Thursday, December 25, 2014

Top 5 Canadian Stocks To Watch Right Now

Top 5 Canadian Stocks To Watch Right Now: Encana Corporation(ECA)

Encana Corporation and its subsidiaries engage in the exploration for, development, production, and marketing of natural gas, oil, and natural gas liquids. The company owns interests in resource plays that primarily include the Greater Sierra, Cutbank Ridge, Bighorn, and Coalbed Methane resource plays located in British Columbia and Alberta, as well as the Deep Panuke natural gas project offshore Nova Scotia in Canada. It also holds interests in resource plays comprising the Jonah in southwest Wyoming, Piceance in northwest Colorado, Haynesville in Louisiana, and Texas resource play, including east Texas and north Texas. The company serves primarily local distribution companies, industrials, energy marketing companies, and other producers. Encana Corporation was founded in 1971 and is headquartered in Calgary, Canada.

Advisors' Opinion:
  • [By Aaron Levitt]

    Recently, Canadas largest natural gas producer EnCana (ECA) highlighted one of the most ignored ways to profit from the energy sector; ECA announced that they will place around 5.2 million acres worth of oil and gas reserves/wells in Alberta, Canada into a new subsidy called PrairieSky Royalty. EnCana will sell shares of the firm in order to raise some much needed cash. PrairieSky should IPO by mid-June.

  • [By Richard Zeits]

    Earlier this year, after almost a year of active but unsuccessful marketing of a Mississippian Lime Joint Venture and following several mixed test results, Encana Corporation (ECA) designated its ~320,000 net Mississippian Lime acres in Kansas for sale. In July, Encana followed with a decision to divest its remaining acreage in Osage County in Oklahoma, including seven producing wells.

  • [By David Smith]

    Other fracking goings-on
    While water is likely to remain a key consideration for hydraulic fracturing for years to come, there are several other items of importance current! ly swirling about with regard to unconventional drilling, which has been responsible for a 30% increase in U.S. oil reserves and a 90% incrasee in our gas reserves:

    The Environmental Protection Agency continues to move forward with its nationwide study of the potential effects of hydraulic fracturing on groundwater and drinking water. A resulting report is expected to be released in 2014. In the meantime, 31 experts from universities, scientific laboratories, and industry have been appointed to review what promises to be a landmark document. The EPA also has abandoned its interminable and controversial research into whether fracking by Encana (NYSE: ECA  ) fouled the water table in Pavillion, Wyo. The effort was a follow-up to a 2011 study by the agency, which purported to find a connection between Encana's operations and the contamination of an aquifer, has been turned over to Wyoming officials. They plan to release a final report next year.

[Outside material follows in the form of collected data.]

template <int NW, bool EDGE, bool WRAPW, int ABL, bool RIGHT>
__device__ __forceinline__ void run_all_steps(unsigned char* smem, const float* __restrict__ lut, int wave, int lane,
                                              uint32_t ppack, int g, int qrel, int qrel2, int xabs, int dbase, int dbase2,
                                              int W, int x0, int posmin, double (&num)[4][4], double (&den)[4][4])
{
    Staged<NW> st;
#define ASW_XQ_STEP(KK)                                                                                        \
    if (!(ABL & 1) && (KK) + 1 < NSTEP) {                                                                        \
        if constexpr (EDGE) stage_weights<NW>((KK) + 1, lut, smem, wave, lane, ppack);   \
        else stage_issue<NW>((KK) + 1, lut, smem, wave, lane, ppack, st);                      \
    }                                                                                                           \
    run_step<NW, (KK), EDGE, WRAPW, (!EDGE && !(ABL & 1) && (KK) + 1 < NSTEP), RIGHT>(smem, g, qrel, qrel2, xabs, dbase, dbase2, W, x0, posmin, \
                                                                           num, den, wave, lane, st);          \
    if (!(ABL & 2) || (KK) == NSTEP - 1) __syncthreads();
    ASW_XQ_STEP(0) ASW_XQ_STEP(1) ASW_XQ_STEP(2) ASW_XQ_STEP(3) ASW_XQ_STEP(4) ASW_XQ_STEP(5)
    ASW_XQ_STEP(6) ASW_XQ_STEP(7) ASW_XQ_STEP(8) ASW_XQ_STEP(9) ASW_XQ_STEP(10) ASW_XQ_STEP(11)
    ASW_XQ_STEP(12) ASW_XQ_STEP(13) ASW_XQ_STEP(14) ASW_XQ_STEP(15) ASW_XQ_STEP(16) ASW_XQ_STEP(17)
#undef ASW_XQ_STEP
}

The Obama administration has set forth a proposed rule requiring oil and natural gas companies that drill on federal land to disclose the chemicals used in their hydraulic operations. It also would establish standards for well construction and waste disposal.

    A Foolish takeaway
    Hydraulic fracturing, it seems, will always be a target for environmental grousing and federal nitpicking. It seems unlikely, however, that it will ever be severely curtailed. On that basis, I'm increasingly becoming a proponent of Chesapeake Energy (NYSE: CHK  ) , especially under its new management.

  • [By Aaron Levitt]

    Realizing the error of its ways — i.e. spinning off its oil division as Cenovus (CVE) in 2009 — EnCana (ECA) has been spending much of the past year reinventing itself as a more balanced energy play rather than a strictly natural gas one. That has meant adding more liquids and shale oil back into its production mix.